本作は直木賞受賞作ということですが、実際に読了してみて、
ああこれは本当にすごい本だ・・と思いました。


「恋歌(れんか)」朝井まかて/講談社学術文庫

主人公は、樋口一葉の師として知られる歌人・中島歌子です。
時は幕末、商家の娘に生まれた歌子は一途な恋愛を成就させ、
18歳のときに水戸藩の藩士・林忠左衛門以徳(はやしちゅうざえもんもちのり)の
もとに嫁ぎます。

しかし時代は、歌子に過酷な運命を課しました。
当時水戸藩の中では「天狗党(尊王攘夷)」と「諸政党(保守派)」が
対立しており、やがてその抗争が激化。
藩内で二派に分かれて凄絶な弾圧・報復が始まり、
その対象は男性達だけでなく何の罪もない妻子達にまで及び、
歌子も劣悪な牢屋敷に投獄されることになります。

・・このあたりの描写は、読んでいてとても辛いものでした。
朝井まかてさんの作品にはいつも、
全体を通して温かい慈愛のようなものを感じるのですが、
しかしこの場面では、このように残酷で悲劇的なことが
現実に起こったであろうことを読者(後世)に伝えたいのだという、
強い覚悟のようなものすら感じました。

「本書が第150回直木賞を受賞した際、選考委員の浅田次郎氏は、
 『幕末期の水戸藩といういわば時代小説の不可触領域に踏み込んだ、
  勇気ある作品』と讃えた。
 
 不思議に思ったことはないだろうか。水戸藩といえば古くからの尊皇派、
 桜田門外の変を起こし幕末維新の火蓋を切った藩である。
 ところが明治政府の顔ぶれの中に、水戸藩士の名前は思い浮かばない。
 
 なぜ水戸が表舞台から消えてしまったのか。その答えが本書にある。
 薩長のように志を遂げたわけでもなく、会津のように戦って散った
 わけでもない。他の藩が新政府と幕府に分かれて戦っているとき、
 水戸は藩の中で仲違いをしていた。
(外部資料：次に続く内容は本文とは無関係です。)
// ... 296 lines not shown
    for (int i = j; i + 1 < n; i++) m.st8(pl(o, P_DECK + i), m.ld8(pl(o, P_DECK + i + 1)));
#else
    for (int i = j; i + 1 < n; i++) {
      m.st32(pl(o, P_DECK + 4 * i), m.ld32(pl(o, P_DECK + 4 * (i + 1))));
      m.st8(pl(o, P_AGE + i), m.ld8(pl(o, P_AGE + i + 1)));
    }
    m.st8(pl(o, P_AGE + n - 1), 0);
#endif
    m.st8(pl(o, P_DECK_N), n - 1);
  }
  MSB_HD MSB_INL void hand_remove_at(int o, int j) {
    int n = pl_hand_n(o);
#if defined(MSB_EXT) && MSB_EXT
    for (int i = j; i + 1 < n; i++) m.st8(pl(o, P_HAND + i), m.ld8(pl(o, P_HAND + i + 1)));
#else
    for (int i = j; i + 1 < n; i++) m.st32(pl(o, P_HAND + 4 * i), m.ld32(pl(o, P_HAND + 4 * (i + 1))));
#endif
    m.st8(pl(o, P_HAND_N), n - 1);
  }
  MSB_HD MSB_INL void hand_push_from_deck(int o, int idx) {
    int hn = pl_hand_n(o);
    if (hn >= HAND_CAP) {
      set_fault(FAULT_CAP_HAND);
      return;
    }
#if defined(MSB_EXT) && MSB_EXT
    m.st8(pl(o, P_HAND + hn), deck_id(o, idx));
#else
    m.st32(pl(o, P_HAND + 4 * hn), m.ld32(pl(o, P_DECK + 4 * idx)));
#endif
    m.st8(pl(o, P_HAND_N), hn + 1);
  }
  MSB_HD MSB_INL uint32_t hand_handle(int o, int i) const {
#if defined(MSB_EXT) && MSB_EXT
    return (uint32_t)hand_id(o, i);
#else
    return m.ld32(pl(o, P_HAND + 4 * i));
#endif
  }
  MSB_HD MSB_INL void deck_push_handle(int o, uint32_t h) {
    int n = pl_deck_n(o);
    if (n >= DECK_CAP) {
      set_fault(FAULT_CAP_DECK);
      return;
    }
#if defined(MSB_EXT) && MSB_EXT
    m.st8(pl(o, P_DECK + n), (int)h);
#else
    m.st32(pl(o, P_DECK + 4 * n), h);
    m.st8(pl(o, P_AGE + n), 0);
#endif
    m.st8(pl(o, P_DECK_N), n + 1);
  }
  MSB_HD MSB_NOINLINE void push_new_instance(int o, bool to_hand, int card, int cost, int fl, int x) {
    int n = to_hand ? pl_hand_n(o) : pl_deck_n(o);
    if (n >= (to_hand ? HAND_CAP : DECK_CAP)) {
      set_fault(to_hand ? FAULT_CAP_HAND : FAULT_CAP_DECK);
      return;
    }
    int rec, wrec = -1;
#if defined(MSB_EXT) && MSB_EXT
    int id = inst_alloc(o);
    if (fault()) return;
    m.st8(pl(o, (to_hand ? P_HAND : P_DECK) + n), id);
    rec = pl(o, P_INST + 4 * id);
    wrec = pl(o, P_AGE + id);
    m.st8(pl(o, P_IPOS + id), IPOS_UNKNOWN);
#else
    rec = pl(o, (to_hand ? P_HAND : P_DECK) + 4 * n);
    if (!to_hand) wrec = pl(o, P_AGE + n);
#endif
    m.st8(rec, card);
    m.st8(rec + 1, cost);
    m.st8(rec + 2, fl);
    m.st8(rec + 3, x);
    if (wrec >= 0) m.st8(wrec, 0);
    m.st8(pl(o, to_hand ? P_HAND_N : P_DECK_N), n + 1);
  }

  MSB_HD MSB_INL int board_at(int tile) const { return m.ld8(OFF_BOARD + tile); }
  MSB_HD MSB_INL void board_put(int tile, int slot) { m.st8(OFF_BOARD + tile, slot); }

  MSB_HD MSB_INL static int ent(int e) { return OFF_ENT + ENT_SIZE * e; }
  static_assert(OFF_ENT % 16 == 0 && ENT_SIZE == 16 && OFF_PL % 16 == 0 && PL_SIZE % 16 == 0, "granule-aligned blocks");
  MSB_HD MSB_INL static int eg(int e) { return OFF_ENT / 16 + e; }
  MSB_HD MSB_INL static int pg(int order) { return OFF_PL / 16 + order * (PL_SIZE / 16); }
  MSB_HD MSB_INL int e_card(int e) const { return m.ld8g(eg(e), EO_CARD); }
  MSB_HD MSB_INL int e_flags(int e) const { return m.ld8g(eg(e), EO_FLAGS); }
  MSB_HD MSB_INL int e_owner(int e) const { return m.ld8g(eg(e), EO_FLAGS) & EF_OWNER; }
  MSB_HD MSB_INL bool e_ff(int e) const { return (m.ld8g(eg(e), EO_FLAGS) & EF_FF) != 0; }
  MSB_HD MSB_INL void e_set_flag(int e, int bit, bool on) {
    int f = m.ld8g(eg(e), EO_FLAGS);
    m.st8g(eg(e), EO_FLAGS, on ? (f | bit) : (f & ~bit));
  }
  MSB_HD MSB_INL P e_pos(int e) const { return tile_p(m.ld8g(eg(e), EO_POS)); }
  MSB_HD MSB_INL void e_set_pos(int e, P p) { m.st8g(eg(e), EO_POS, p_tile(p)); }
  MSB_HD MSB_INL int e_mov(int e) const { return m.ld8g(eg(e), EO_MOV); }
  MSB_HD MSB_INL int e_str(int e) const { return m.ld16g(eg(e), EO_STR); }
  MSB_HD MSB_INL void e_set_str(int e, int v) { m.st16g(eg(e), EO_STR, v); }
  MSB_HD MSB_INL int e_dmg(int e) const { return m.ld16g(eg(e), EO_DMG); }
  MSB_HD MSB_INL void e_set_dmg(int e, int v) { m.st16g(eg(e), EO_DMG, v); }
  MSB_HD MSB_INL int e_st(int e, int s) const { return m.ld8g(eg(e), EO_ST + s); }
  MSB_HD MSB_INL void e_st_add(int e, int s) {
    int c = m.ld8g(eg(e), EO_ST + s);
    if (c >= 255) {
      set_fault(FAULT_STATUS_SAT);
// ... 1057 lines not shown
      if (e_card_trigger(e) == TR_ON_DEATH) {
        push_trigger(e, src);
        if (fault()) return;
        if (!m.ld8(H_RESOLVING)) {
          wk_push(k, mk_hdr(F_DESTROY_TAIL, 0, 0, 0));
          call_pop_trigger(k);
          return;
        }
      }
      recalc_front_after_destroy();
    } else {
      e_set_dmg(e, e_str(e));
      board_set(e_pos(e), -1);
      recalc_front_after_destroy();
    }
  }
  MSB_HD MSB_INL bool need_unit(int e) {
    if (e < 0 || e >= AT_PLAYER || !e_is_unit(e)) {
      set_fault(FAULT_PY_EXCEPTION);
      return false;
    }
    return true;
  }
  MSB_HD MSB_INL void freeze(int e) {
    if (need_unit(e)) e_st_add(e, ST_FROZEN);
  }
  MSB_HD MSB_INL void poison(int e) {
    if (!need_unit(e)) return;
    if (e_st(e, ST_VITALIZED) > 0) e_st_remove(e, ST_VITALIZED);
    e_st_add(e, ST_POISONED);
  }
  MSB_HD MSB_INL void vitalize(int e) {
    if (!need_unit(e)) return;
    if (e_st(e, ST_POISONED) > 0) e_st_remove(e, ST_POISONED);
    e_st_add(e, ST_VITALIZED);
  }
  MSB_HD MSB_INL void confuse(int e) {
    if (need_unit(e)) e_st_add(e, ST_CONFUSED);
  }
  MSB_HD MSB_INL void deconfuse(int e) {
    if (need_unit(e)) e_st_remove(e, ST_CONFUSED);
  }
  MSB_HD MSB_INL void disable(int e) {
    if (need_unit(e) && e_has_ability(e)) e_st_add(e, ST_DISABLED);
  }

  MSB_HD MSB_INL void set_path(int e, bool on_play) {
    const int sv = ctx_enter(e);
    set_path_impl(e, on_play);
    ctx_leave(sv);
  }
  MSB_HD MSB_A_SETPATH void set_path_impl(int e, bool on_play) {
    MSB_SCOPE(PS_SET_PATH);
    P position = e_pos(e);
    int confused_cached = e_st(e, ST_CONFUSED);
    int owner = e_owner(e);
    bool is_local = owner == local();
    int steps = on_play ? e_mov(e) : 1;
    uint32_t packed = 0;
    int n = 0;
    unsigned long long dests = 0;
    int nd = 0;
    for (int k = 0; k < steps; k++) {
      P dest{position.x, position.y + (is_local ? -1 : 1)};
      int nxt = at(dest);
      if (confused_cached > 0) {
        int dx;
        if (position.x == 0)
          dx = 1;
        else if (position.x == 3)
          dx = -1;
        else
          dx = rng_randint(0, 2) ? 1 : -1;
        dest = P{position.x + dx, position.y};
        confused_cached--;
      } else if (on_play && !e_ff(e) && dest.y != (is_local ? -1 : 5) &&
                 (nxt == AT_NONE || (nxt < AT_PLAYER && e_owner(nxt) == owner))) {
        P lp{position.x - 1, position.y}, rp{position.x + 1, position.y};
        int left = position.x > 0 ? at(lp) : AT_NONE;
        int right = position.x < 3 ? at(rp) : AT_NONE;
        bool left_ok = left >= 0 && left < AT_PLAYER && e_owner(left) != owner;
        bool right_ok = right >= 0 && right < AT_PLAYER && e_owner(right) != owner;
        int lpk = p_pack(lp), rpk = p_pack(rp);
        bool lseen = false, rseen = false;
        for (int i = 0; i < nd; i++) {
          int dv = (int)((dests >> (8 * i)) & 0xff);
          if (dv == lpk) lseen = true;
          if (dv == rpk) rseen = true;
        }
        if (position.x <= 1) {
          if (right_ok && !rseen)
            dest = rp;
          else if (left_ok && !lseen)
            dest = lp;
        } else {
          if (left_ok && !lseen)
            dest = lp;
          else if (right_ok && !rseen)
            dest = rp;
        }
      }
      P enc = dest;
      if (enc.y < -1) enc.y = -1;
      if (enc.y > 5) enc.y = 5;
      if (nd < 8) dests |= (unsigned long long)p_pack(enc) << (8 * nd++);
      if (n < PATH_CAP) {
        packed |= (uint32_t)p_pack(enc) << (8 * n);
        n++;
      } else {
        set_fault(FAULT_CAP_PATH);
      }
      position = dest;
    }
    e_set_path(e, packed);
    m.st8g(eg(e), EO_PATHN, n);
  }

  enum : int { MV_ENTRY = 0, MV_POISONED, MV_BEFORE_MOVING, MV_STEP, MV_BASE_HIT, MV_FIGHT, MV_STRUCK, MV_STRUCK_BACK,
               MV_TARGET_DEAD, MV_SELF_DEAD, MV_AFTER_ATTACK, MV_DONE, MV_START };
  static constexpr int MV_PLAYED = 0x80;
  MSB_HD MSB_INL int move_enter(Wk& k, int e) {
    const int sv = ctx_enter(e);
    if (fault()) return -1;
    wk_push_ctx(k, sv);
    const int d = m.ld8(H_DEPTH);
    if (d >= MAX_DEPTH || !wk_reserve(k)) {
      MSB_COUNT_MAX(12, k.base + k.sp - k.seg);
      set_fault(d >= MAX_DEPTH ? FAULT_DEPTH : FAULT_WORK_STACK);
      return -1;
    }
    m.st8(H_DEPTH, d + 1);
    MSB_COUNT_MAX(13, d + 1);
    return d;
  }
  MSB_HD MSB_INL void call_move(Wk& k, int e, int played = 0) {
    const int d = move_enter(k, e);
    if (d < 0) return;
    k.sp += 3;
    wk_push(k, mk_hdr(F_MOVE, MV_ENTRY, e, d | played));
  }
  MSB_HD MSB_INL void call_move_later(Wk& k, int e, int played) {
    k.sp += 3;
    wk_push(k, mk_hdr(F_MOVE, MV_START, e, played));
  }
  MSB_HD MSB_INL void h_move(Wk& k, uint32_t hdr) {
    if (hdr_st(hdr) == MV_START) {
      const int e0 = hdr_a(hdr), played = hdr_b(hdr) & MV_PLAYED;
      k.sp -= 4;
      const int d0 = move_enter(k, e0);
      if (d0 < 0) return;
      k.sp += 4;
      hdr = mk_hdr(F_MOVE, MV_ENTRY, e0, d0 | played);
    }
    const int top = k.sp - 1;
    const int e = hdr_a(hdr), d = hdr_b(hdr) & 0x7f;
    const int played_tail = hdr_b(hdr) & MV_PLAYED;
    uint32_t path = 0, w2 = 0;
    int cached = 0;
    if (hdr_st(hdr) != MV_ENTRY) {
      path = m.sk_ld(top - 1);
      w2 = m.sk_ld(top - 2);
      cached = (int)(int16_t)(m.sk_ld(top - 3) & 0xffffu);
    }
    int i = (int)(w2 & 7), n = (int)((w2 >> 3) & 7), current_id = (int)((w2 >> 8) & 0xff), target = (int)((w2 >> 16) & 0xff);
    int flags = (int)(w2 >> 24);
    const int trig = e_trigger(e);
    int next = MV_DONE;
    P dest{0, 0};
// ... 314 lines not shown
    return !(acc / last <= u);
  }
  MSB_HD MSB_A_DRAW void draw(int o, int amount, int hint = 0) {
    MSB_SCOPE(PS_DRAW);
    for (int k = 0; k < amount; k++) {
      int n = pl_deck_n(o);
      if (n == 0) {
        set_fault(FAULT_PY_EXCEPTION);
        return;
      }
      int idx = 0;
      if (k == 0 && hint > 0) {
        (void)rng_random_sample();
        idx = hint - 1;
      } else {
        double sum = 0.0;
        for (int i = 0; i < n; i++) sum = sum + deck_w(o, i);
        double last = 0.0;
        for (int i = 0; i < n; i++) {
          double p = deck_w(o, i) / sum;
          last = (i == 0) ? p : last + p;
        }
        double u = rng_random_sample();
        double acc = 0.0;
        for (; idx < n; idx++) {
          double p = deck_w(o, idx) / sum;
          acc = (idx == 0) ? p : acc + p;
          if (draw_stops(acc, last, u)) break;
        }
#if defined(MSB_STUDY_DRAW)
        {
          double sum2 = 0.0, last2 = 0.0, acc2 = 0.0;
          for (int i = 0; i < n; i++) sum2 = sum2 + deck_w(o, i);
          asm volatile("" : "+v"(sum2));
          for (int i = 0; i < n; i++) {
            double p = deck_w(o, i) / sum2;
            last2 = (i == 0) ? p : last2 + p;
          }
          asm volatile("" : "+v"(last2));
          int idx2 = 0;
          for (; idx2 < n; idx2++) {
            double p = deck_w(o, idx2) / sum2;
            acc2 = (idx2 == 0) ? p : acc2 + p;
            if (draw_stops(acc2, last2, u)) break;
          }
          asm volatile("" : : "v"(idx2), "v"(acc2) : "memory");
        }
#endif
      }
      if (idx >= n) {
        set_fault(FAULT_PY_EXCEPTION);
        return;
      }
      set_deck_age(o, idx, 0);
      hand_push_from_deck(o, idx);
      if (fault()) return;
      int j = first_equal(o, false, idx);
      if (fault()) return;
      deck_remove_at(o, j);
    }
  }
  MSB_HD MSB_INL void fill_hand(int o) {
    int need = 4 - pl_hand_n(o);
    if (need > 0) draw(o, need);
  }
  MSB_HD MSB_INL void discard(int o, int hand_index) {
    reweight(o);
    if (fault()) return;
    uint32_t target = hand_handle(o, hand_index);
    int fl = hand_flags(o, hand_index);
    int j = first_equal(o, true, hand_index);
    if (fault()) return;
    hand_remove_at(o, j);
    if (!(fl & CF_SINGLE_USE)) deck_push_handle(o, target);
  }
  MSB_HD MSB_INL void add_history(int owner, int card) {
    int n = m.ld8(H_HIST_N);
    uint64_t h = m.ld64(H_HIST);
    const uint64_t entry = (uint64_t)(owner & 0xff) | ((uint64_t)(card & 0xff) << 8);
    if (n < 4) {
      h = (h & ~(0xffffull << (16 * n))) | (entry << (16 * n));
      m.st8(H_HIST_N, n + 1);
    } else {
      h = (h >> 16) | (entry << 48);
    }
    m.st64(H_HIST, h);
  }
  MSB_HD MSB_INL void call_player_play(Wk& k, int o, int index, P position, bool has_pos) {
    MSB_SCOPE(PS_PLAYER_PLAY);
    int card = hand_card(o, index), fl = hand_flags(o, index);
    int strength = inst_strength(card, fl, hand_x(o, index));
    add_history(o, card);
    discard(o, index);
    if (fault()) return;
    const CardInfo& ci = g_cards[card];
    if (ci.kind == KIND_UNIT) {
      int e = new_entity(card, o, strength, ci.movement, (fl & CF_FF) != 0);
      if (fault()) return;
      if (!has_pos) {
        set_fault(FAULT_PY_EXCEPTION);
        return;
      }
      call_unit_play(k, e, position);
    } else if (ci.kind == KIND_STRUCT) {
      int e = new_entity(card, o, strength, 0, false);
      if (fault()) return;
      if (fl & CF_SINGLE_USE) e_set_flag(e, EF_SINGLE_USE, true);
      if (!has_pos) {
        set_fault(FAULT_PY_EXCEPTION);
        return;
      }
      call_structure_play(k, e, position);
    } else {
      call_spell_play(k, card, o, position, has_pos);
    }
  }
  MSB_HD MSB_INL void call_spell_play(Wk& k, int card, int o, P position, bool has_pos) {
    const CardInfo& ci = g_cards[card];
    bool go = true;
    if (ci.tgt.has) {
      Tgt t = mk_tgt(ci.tgt);
      go = has_pos && target_has(cp(), t, position);
      if (!has_pos && targets_any(cp(), t)) {
        set_fault(FAULT_PY_EXCEPTION);
        return;
      }
    }
    if (go) call_run_ability(k, -1, card | (o << 8), has_pos ? p_pack(position) : PK_NONE, true);
  }
  MSB_HD MSB_INL void cycle(int o, int hand_index) {
#if MSB_COOP_DRAW && !(defined(MSB_EXT) && MSB_EXT)
    const int appended = !(hand_flags(o, hand_index) & CF_SINGLE_USE);
    discard(o, hand_index);
    if (fault()) return;
    draw(o, 1, (int)((M::draw_hint() >> (appended ? 0 : 8)) & 0xff));
#else
    discard(o, hand_index);
    if (fault()) return;
    draw(o, 1);
#endif
  }

  MSB_HD MSB_A_TURN void flip() {
    set_pl_front(0, 4 - pl_front(0));
    set_pl_front(1, 4 - pl_front(1));
    const uint32_t r0 = board_row(0), r1 = board_row(1), r2 = board_row(2), r3 = board_row(3), r4 = board_row(4);
    for (int y = 0; y < 5; y++) {
      uint32_t v = y == 0 ? r4 : y == 1 ? r3 : y == 2 ? r2 : y == 3 ? r1 : r0;
      v = (v >> 24) | ((v >> 8) & 0xff00u) | ((v << 8) & 0xff0000u) | (v << 24);
      m.st32(OFF_BOARD + 4 * y, v);
      for (int x = 0; x < 4; x++) {
        uint32_t s = (v >> (8 * x)) & 0xff;
        if (s != (uint32_t)SLOT_NONE) {
          m.st8g(eg((int)s), EO_POS, y * 4 + x);
          if (REM_LISTS) m.st8(E_HOME + (int)s, 0);
        }
      }
    }
  }
  MSB_HD MSB_INL void call_next_turn(Wk& k) {
    m.st8(H_PHASE, PH_TURN_END);
    int ender = cp();
    fill_hand(ender);
    if (fault()) return;
    calculate_front_line(local());
    calculate_front_line(remote());
    m.st16(pl(ender, P_MAXMANA), pl_maxmana(ender) + 1);
    set_pl_mana(0, pl_maxmana(0));
    set_pl_mana(1, pl_maxmana(1));
    m.st8(H_PHASE, PH_TURN_START);
    int ncp = (ender == local()) ? remote() : local();
    m.st8(H_CP, ncp);
    m.st8(pl(ncp, P_FLAGS), m.ld8(pl(ncp, P_FLAGS)) | 3);
    PList hs;
    hs.clear();
    PList snap = get_targets(ncp, mk_tgt(TK_STRUCTURE, TS_FRIENDLY), PK_NONE);
    int ns = snap.n();
    for (int i = 0; i < ns; i++) hs.set8(i, at(snap.at(i)));
    wk_push_list(k, hs);
    wk_push(k, mk_hdr(F_TURN, 0, 0, ns));
  }
  MSB_HD MSB_INL void h_turn(Wk& k, const uint32_t hdr) {
    const int top = k.sp - 1;
    int i = hdr_a(hdr), ns = hdr_b(hdr);
    PList hs = wk_list(top - 1, 0);
    if (hdr_st(hdr) == 0) {
      while (i < ns) {
// ... 57 lines not shown
        }
        if (place_row0) {
          MSB_SETBIT(155);
          any_play = true;
        }
      } else if (!ci.tgt.has) {
        MSB_SETBIT(64 + 21 * c);
        any_play = true;
      } else {
        PList l = get_targets(cp(), mk_tgt(ci.tgt), PK_NONE);
        int ln = l.n();
        for (int i = 0; i < ln; i++) {
          P p = l.at(i);
          MSB_SETBIT(p_valid(p) ? 65 + 21 * c + (4 - p.y) * 4 + p.x : 155);
          any_play = true;
        }
      }
    }
    if (m.ld8(pl(lo, P_FLAGS)) & 1)
      for (int c = 0; c < hn; c++) MSB_SETBIT(148 + c);
    if (!any_play) MSB_SETBIT(155);
#undef MSB_SETBIT
    return msb_u64x4{m0, m1, m2, 0ull};
  }
  MSB_HD MSB_INL void legal_mask(uint64_t mask[3]) {
    msb_u64x4 r = legal_mask_v();
    mask[0] = r[0];
    mask[1] = r[1];
    mask[2] = r[2];
  }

班内が敵味方に分かれ、殺し合い、
 維新後には中央政府に送れるような人材が残っていなかったのだ。
 (解説より)」

このような幕末の水戸藩の歴史を、
自分はまったく知らなかったので衝撃を受けました。
また、明暦3(1657)年から明治39年(1906)年まで
250年(!)もかけて完成したという(『大日本史』の編纂と完成)、
徳川光圀が始めた有名な「大日本史」の編纂事業が、
いかに水戸藩の財政を圧迫し続けたかということも、
本書を読んで初めて知りました。

最後はまかてさんらしく、救いのあるエピソードで幕切れになっており、
読み終わった後は本を閉じてほう・・と息を吐きました。
大変読み応えのある、心を打つ作品でした。

しかしこういう本を読むといつも痛感します。
愛する家族と共に平和に毎日を過ごせるということ、
ただもうそれだけで、どれほど幸せなことなのだろうかと。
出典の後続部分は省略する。